This approach did a good job of achieving visual coherency between facets. In particular, moving the corners of the image to the corners of the display area took care of the majority of the perspective distortion. The interior points along the edges could then be moved to line up the areas in the middle of the facet edges. By repeating this procedure on each facet, a good visual result could be achieved.

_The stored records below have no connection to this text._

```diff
@@ -170,16 +199,35 @@
                 }
                 __syncwarp();
             }
+            if (qi == 0) pdl_wait();
+            int next = 0;
+            if (lane == 0) next = (int)gridDim.x + (int)atomicAdd(&ctr[0], 1u);
+            item = __shfl_sync(0xffffffffu, next, 0);
+        }
+        if (lane == 0) {
+            pdl_wait();
+            __threadfence();
+            if (atomicAdd(&ctr[1], 1u) == gridDim.x - 1) {
+                ctr[0] = 0;
+                ctr[1] = 0;
+            }
         }
         return;
     }
 
     pdl_wait();
+    const bool rec = tr && tid == 0;
+    if (rec) tr[2] = clock64();
+    int n_pass = 0;
+    unsigned long long* trp = nullptr;
     const int t = tid % NQ, rw = tid / NQ;
     const int red_ld = N + 4;
     float* red = xs;
-    uint32_t it = 0;
-    for (int item = blockIdx.x; item < n_items; item += gridDim.x) {
+    uint32_t it = 0, it0 = 0;
+    for (uint32_t qi = 0;; ++qi) {
+        mbar_wait(&item_bar[qi % GU_QUEUE], (qi / GU_QUEUE) & 1);
+        const int item = q_item[qi % GU_QUEUE];
+        if (item < 0) break;
         const int b = item_block(item);
         int total = CAP;
         for (int first = 0; first < total; first += CAP) {
@@ -193,20 +241,42 @@
                     s_total = tot;
                     s_row0 = (int)(row0 - (int64_t)b * GU_BLK);
                     s_nelem = n_elem;
-                    for (int i = 0; i < ng; ++i) rho_c[i] = (int)(pE0[cov_c[i]] % N);
+                    for (int i = 0; i < ng; ++i) {
+                        rho_c[i] = prho[cov_c[i]];
+                        kb_c[i] = (int)((int64_t)b * GU_BLK - pR[cov_c[i]]);
+                    }
                 }
             }
             named_bar_sync(1, GB_CONSUMERS);
             total = s_total;
             const int ng = min(CAP, total - first), nv = ng * G;
             const int lrow0 = s_row0, n_elem = s_nelem;
-            for (int i = tid; i < nv * XS_LD; i += GB_CONSUMERS) {
-                const int v = i / XS_LD, L = i - v * XS_LD - 1;
-                const int g = cov_c[v / G], slot = g * G + v % G;
-                const int64_t k = (int64_t)b * GU_BLK + L - pE0[g] / N;
-                xs[v * XS_LD + L + 1] = (k >= 0 && k < K && slot < n_slots) ? X[(int64_t)slot * x_slot_stride + k] : 0.0f;
+            trp = rec && n_pass < trace_cap ? tr + GU_TR_HDR + GU_TR_PASS * n_pass : nullptr;
+            ++n_pass;
+            it0 = it;
+            if (trp) trp[0] = clock64();
+            {
+                constexpr int XS_PER_T = (GU_VEC * GU_XS_LD_MAX + GB_CONSUMERS - 1) / GB_CONSUMERS;
+                float xv[XS_PER_T];
+#pragma unroll
+                for (int r = 0; r < XS_PER_T; ++r) {
+                    const int i = tid + r * GB_CONSUMERS;
+                    xv[r] = 0.0f;
+                    if (i < nv * XS_LD) {
+                        const int v = i / XS_LD, L = i - v * XS_LD - 1;
+                        const int gi = v / G, slot = cov_c[gi] * G + v % G;
+                        const int k = kb_c[gi] + L;
+                        if (k >= 0 && k < K && slot < n_slots) xv[r] = X[(int64_t)slot * x_slot_stride + k];
+                    }
+                }
+#pragma unroll
+                for (int r = 0; r < XS_PER_T; ++r) {
+                    const int i = tid + r * GB_CONSUMERS;
+                    if (i < nv * XS_LD) xs[i] = xv[r];
+                }
             }
             named_bar_sync(1, GB_CONSUMERS);
+            if (trp) trp[1] = clock64();
 
             float acc[GU_VEC][4];
 #pragma unroll
@@ -220,6 +290,7 @@
                 const int rl0 = rw * GB_RPR;
                 const int xb0 = lrow0 + e0 / N + rl0;
                 mbar_wait(&full_bar[s], (it / n_stages) & 1);
+                if (trp && it == it0) trp[2] = clock64();
                 const uint32_t rows_a = wg::smem_u32(stage_base) + s * GB_STAGE_BYTES + (rl0 * NQ + t) * 16;
                 float4 w[GB_RPR];
 #pragma unroll
@@ -249,6 +320,7 @@
                 __syncwarp();
                 if (lane == 0) mbar_arrive(&empty_bar[s]);
             }
+            if (trp) trp[3] = clock64();
             for (int vb0 = 0; vb0 < nv; vb0 += GU_VB) {
                 named_bar_sync(1, GB_CONSUMERS);
 #pragma unroll
@@ -293,14 +365,24 @@
                     }
             }
             named_bar_sync(1, GB_CONSUMERS);
-        }
+            if (trp) {
+                trp[4] = clock64();
+                trp[5] = ((unsigned long long)b << 32) | ((unsigned long long)nv << 16) | (it - it0);
+            }
+        }
+    }
+    if (rec) {
+        tr[3] = clock64();
+        tr[4] = gu_globaltimer();
+        tr[5] = n_pass;
+        tr[6] = it;
     }
 }
 
 int dne_gemv_pieces(int K) { return (K + 1 + GU_BLK - 1) / GU_BLK + 1; }
 
 int dne_launch_gemv_union(const SlotArgs& sa, const GemvSrc& src, int G, const float* X, int64_t x_slot_stride, int K,
-                          int N, int n_pieces, int n_slots, float* part, int sm_count, cudaStream_t st,
+                          int N, int n_pieces, int n_slots, float* part, int sm_count, unsigned* ctr, cudaStream_t st,
                           const float* fold_theta, int fold_n_split) {
     if (N % 4 != 0 || N < GU_MIN_N || N * 4 > GB_STAGE_BYTES || (GB_CONSUMERS % (N / 4)) != 0) return DNE_ERR_UNSUP;
     const int RW = GB_CONSUMERS / (N / 4);
@@ -321,6 +403,22 @@
     const size_t smem = (size_t)n_stages * GB_STAGE_BYTES + plan;
     int grid = cps * sm_count;
     if (g_dne_gemv_grid > 0 && grid > g_dne_gemv_grid) grid = g_dne_gemv_grid;
+    static std::atomic<unsigned> launches{0};
+    const unsigned slot = launches.fetch_add(1) % DNE_GEMV_CTR_SLOTS;
+    unsigned long long* trace = nullptr;
+    if (g_dne_gemv_trace > 0) {
+        const size_t words = (size_t)grid * (GU_TR_HDR + GU_TR_PASS * g_dne_gemv_trace);
+        if (words > g_trace_words) {
+            if (g_trace_buf) cudaFree(g_trace_buf);
+            g_trace_words = 0;
+            if (cudaMalloc(&g_trace_buf, words * 8) != cudaSuccess) return DNE_ERR_CUDA;
+            g_trace_words = words;
+        }
+        if (cudaMemsetAsync(g_trace_buf, 0, words * 8, st) != cudaSuccess) return DNE_ERR_CUDA;
+        trace = g_trace_buf;
+        g_trace_grid = grid;
+        g_trace_cap = g_dne_gemv_trace;
+    }
     int dev = 0;
     cudaGetDevice(&dev);
     static bool attr_done_dev[64][3] = {};
@@ -333,9 +431,20 @@
             attr_done[G] = true;
         }
         if (dne_launch_chain(kern, dim3(grid), dim3(GB_THREADS), smem, st, true, sa, src, X, x_slot_stride, K, N, n_pieces,
-                             n_groups, n_slots, part, n_stages, fold_theta, fold_theta ? fold_n_split : 0) != cudaSuccess)
+                             n_groups, n_slots, part, n_stages, fold_theta, fold_theta ? fold_n_split : 0, ctr + 2 * slot, trace,
+                             g_dne_gemv_trace) != cudaSuccess)
             return DNE_ERR_CUDA;
         return 0;
     };
     return G == 2 ? launch(gemv_union_kernel<2>) : launch(gemv_union_kernel<1>);
 }
+
+int dne_gemv_trace_copy(unsigned long long* host, long long cap_words, int* grid, int* passes_per_cta) {
+    *grid = g_trace_grid;
+    *passes_per_cta = g_trace_cap;
+    const size_t words = (size_t)g_trace_grid * (GU_TR_HDR + GU_TR_PASS * g_trace_cap);
+    if (!g_trace_buf || words == 0) return 0;
+    if ((long long)words > cap_words) return DNE_ERR_ARG;
+    if (cudaDeviceSynchronize() != cudaSuccess) return DNE_ERR_CUDA;
+    return cudaMemcpy(host, g_trace_buf, words * 8, cudaMemcpyDeviceToHost) == cudaSuccess ? 0 : DNE_ERR_CUDA;
+}
diff --git a/deep-neuroevolution_b200/dne/_ffi.py b/deep-neuroevolution_b200/dne/_ffi.py
--- a/deep-neuroevolution_b200/dne/_ffi.py
+++ b/deep-neuroevolution_b200/dne/_ffi.py
@@ -71,6 +71,7 @@
     "dne_set_phase_events": [_P, _P, _P, C.c_int],
     "dne_profile_enable": [_P, C.c_int, C.c_int],
     "dne_profile_read": [_P, C.POINTER(C.c_int), C.POINTER(C.c_double)],
+    "dne_gemv_trace_read": [_P, C.c_longlong, C.POINTER(C.c_int), C.POINTER(C.c_int)],
     "dne_ga_mutate": [_P, _P, C.c_int64, C.c_float, C.c_int64, _P, _P],
     "dne_ga_truncate": [_P, C.c_int, C.c_int, _P, _P],
     "dne_knn_ws_bytes": [C.c_int, C.c_int, C.POINTER(C.c_size_t)],
diff --git a/include/dne.h b/include/dne.h
--- a/include/dne.h
+++ b/include/dne.h
@@ -64,6 +64,7 @@
 int         dne_set_option(const char* name, int value);
 int         dne_profile_enable(dne_ctx* ctx, int on, int capacity);
 int         dne_profile_read(dne_ctx* ctx, int* n_launches, double* total_ms);
+int         dne_gemv_trace_read(unsigned long long* host, long long cap_words, int* grid, int* passes_per_cta);
 
 int dne_noise_bind(dne_ctx* ctx, const float* d_noise, int64_t count);
 
```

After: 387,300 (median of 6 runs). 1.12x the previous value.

Moving each control vertex had a different effect on various points. There was a dependency set up between the vertices along each edge. The corner vertex would control all the vertices on its adjacent edges. Then, the vertices in the middle would affect only those vertices that are between them and the corners. In addition, the effect of moving a vertex carried a falloff as it went further into the facet (Figure 2). For example, when a vertex was moved, it greatly affected the area right around it, but did nothing to the opposite side of the facet.

Weaknesses

While this method achieved the desired result, it did have a number of drawbacks. The controls were unintuitive; the method only worked with quadrilateral facets, and adjusting the number of control points and their locations on each edge sometimes produced undesirable or unexpected behavior. For example, if a central point along an edge were defined, it did not affect both sides of that edge.

The control scheme for image compensation was based solely on using the keyboard and expected the user to follow a predetermined set of steps. Since only one vertex can be controlled at a time, switching between vertices was difficult. The application first starts at a corner vertex. By pressing a key, the user can traverse to the next vertex. The traversal order would go through the corners first, then by closest-to-the-middle vertex on each side.

The idea is that the user should first move the corner vertices, then the other ones. However, this placed a number of restrictions on how the user wanted to proceed. Hunting down the desired vertex took time. Although the selected vertex was colored, it did not stand out very well. In addition, it is very common for the image to fall out of the range of the physical facet, further confounding the problem.

Moving each control vertex was also a challenge. The arrow keys were used to move the vertex, but since each facet had its own axis, the up arrow would not correspond to what the user would consider up. This forced the user to readapt to a new coordinate system for each facet. So pressing up would often move the vertex down and to the left or in another unpredictable direction.

Since the grid was designed as a quad-patch, this approach fails under non-quadrilateral facets. Triangular, pentagonal, and hexagonal facets could not be used in this compensation scheme, preventing such shapes as a soccer ball for the immersive display.

Finally, the behavior for odd number of control vertices on each edge as well as placing a vertex directly in the middle was not fully tested. This leads to erroneous or unexpected behavior when the user wishes for a midpoint on an edge.

Image Compensation for Guppy3D

The next iteration of 3DEngine was named Guppy3D. To improve the image compensation, the code has been completely reworked in an attempt to maintain the strengths of the previous approach while adding benefits and minimizing weaknesses.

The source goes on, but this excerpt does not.